Oct 7, 2020 - World

Russia eyes far-right U.S. social media networks

Illustration of a hand in gloves and a winter jacket on a computer mouse

Illustration: Sarah Grillo/Axios

The Russian troll farm central to Moscow's 2016 U.S. election interference campaign appears to be behind a new operation targeting U.S. voters on Gab and Parler, social media platforms favored by the far right.

Why it matters: The shift by Russia's Internet Research Agency to more marginal platforms may signal that the techniques and strategies that paid off for Russia in 2016 are seeing declining returns. If Moscow is trying to influence a broad swath of U.S. voters, being relegated to platforms unknown to 99% of Americans simply won’t get the job done.

Driving the news: The move to Gab and Parler was documented in a report from social media analytics firm Graphika and an accompanying Reuters investigation late last week. This is Russia's first known use of these platforms.

Details: The fake network described by Graphika revolved around an ostensibly Europe-based website called the Newsroom for American and European Based Citizens (NAEBC).

  • NAEBC’s stated purpose was to provide news and commentary about Europe and North America from a conservative perspective, but the vast majority of its content was U.S.-oriented and "focused on racial tensions and violence and always presented minorities and liberals in a negative light," says Graphika.
  • Stymied by more robust enforcement regarding disinformation operations on mainstream platforms, the IRA operators sought to build profiles and followings on alternative platforms favored by the far right, such as Gab and Parler.
  • Facebook, Twitter and LinkedIn have all taken down NAEBC-linked content on their site, while Gab and Parler have not.

Of note: To create believable identities for the fake editors and writers for the site, the Russian intelligence operatives created LinkedIn and other social media profiles and used AI-generated fake profile photos, employing technology “known as Generative Adversarial Networks (GAN), a technique that has become increasingly popular among information operations since 2019.”

By the numbers: The disinformation operation, which went public in June, failed to take hold in any meaningful way on mainstream platforms. For example, by the time its main account was removed from Twitter in late September, it had fewer than 200 followers.

  • Though still relatively small, its greatest success was on the far-right platforms: By late September, accounts associated with NAEBC had 14,000 followers on Parler and 3,000 on Gab.

The intrigue: Investigators believe that the IRA operation that created NAEBC was also responsible for the fake Peace Data website and organization, which focused on left-wing voters and engaged in anti-Biden messaging.

  • As in 2016, the Russians' 2020 strategy seems to be in increasing societal tensions through targeting “both ends of the political spectrum with divisive and hyper-partisan content,” says Graphika.
  • The Peace Data network involved 13 Facebook accounts and two pages, with 14,000 followers for one of these pages, Facebook disclosed in August. But the English-language page only had roughly 200 followers, and the sites had only invested $480 in advertising. Before it was taken down, Peace Data’s Twitter account had only 3,000 followers.

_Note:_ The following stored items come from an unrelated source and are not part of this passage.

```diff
+bool fused_pair4_supported(int32_t channels, int32_t k, int32_t dil, int32_t L, const float* x, const float* y) {
+    if (channels != 32 || !(k == 3 || k == 7 || k == 11) || !(dil == 1 || dil == 3 || dil == 5)) return false;
+    if (L < 4 || (L & 3) != 0 || ((((uintptr_t)x) | ((uintptr_t)y)) & 15) != 0 || x == y) return false;
+    return (int64_t)channels * L * 4 < ((int64_t)1 << 31);
+}
+
+int32_t launch_fused_pair4(int32_t channels, const float* x, float* y, const float* w1_wino4, const float* b1, const float* w2_wino4,
+                           const float* b2, int32_t k, int32_t dil, const int64_t* lens, int32_t len_mul, int32_t L, int32_t batch,
+                           int32_t mode, float div, float slope, hipStream_t stream) {
+    TTS_REQUIRE(fused_pair4_supported(channels, k, dil, L, x, y),
+                "fused ResBlock pair (F(4,3)): unsupported geometry (C=%d, k=%d, dil=%d, L=%d)", channels, k, dil, L);
+    TTS_REQUIRE(w1_wino4 && w2_wino4 && b1 && b2, "fused ResBlock pair (F(4,3)): null weights");
+    TTS_REQUIRE(slope > 0.f && slope <= 1.f, "fused ResBlock pair (F(4,3)): leaky-relu slope %g outside (0, 1]", (double)slope);
+    TTS_REQUIRE(mode >= 0 && mode <= 2 && (mode != 2 || div != 0.f), "fused ResBlock pair (F(4,3)): bad mode / div");
+    conv_log("fused_pair4", k, channels, channels, L, batch, 1, mode, len_mul, lens != nullptr, 1);
+    FusedPair4Params p;
+    std::memset(&p, 0, sizeof(p));
+    p.x = x; p.y = y;
+    p.w1 = reinterpret_cast<const float4*>(w1_wino4); p.w2 = reinterpret_cast<const float4*>(w2_wino4);
+    p.b1 = b1; p.b2 = b2; p.lens = lens; p.len_mul = len_mul; p.L = L; p.dil = dil; p.batch = batch;
+    p.mode = mode; p.div = div; p.slope = slope;
+    p.compact = compact_order(lens, batch) ? 1 : 0;
+    if (k == 3) return launch_pair4_k<3>(p, stream);
+    if (k == 7) return launch_pair4_k<7>(p, stream);
+    return launch_pair4_k<11>(p, stream);
+}
+
+}
```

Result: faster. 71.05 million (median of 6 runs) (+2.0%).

Between the lines: The alternative, ideologically driven social networks cropping up on the right have no equivalent on the left. Unless active-measures campaigns manage to infiltrate private left-leaning groups on platforms like WhatsApp, Discord or Telegram, inflaming tensions on the left side of U.S. politics via certain techniques may become increasingly hard to pull off as mainstream platforms get wiser to disinformation.

The bottom line: Focusing on niche platforms could help Russia and other hostile powers further radicalize a small sliver of the American electorate. The IRA's activities on Parler and Gab may augur a turn to a less visible, and more targeted, approach to ratcheting up domestic U.S. tensions.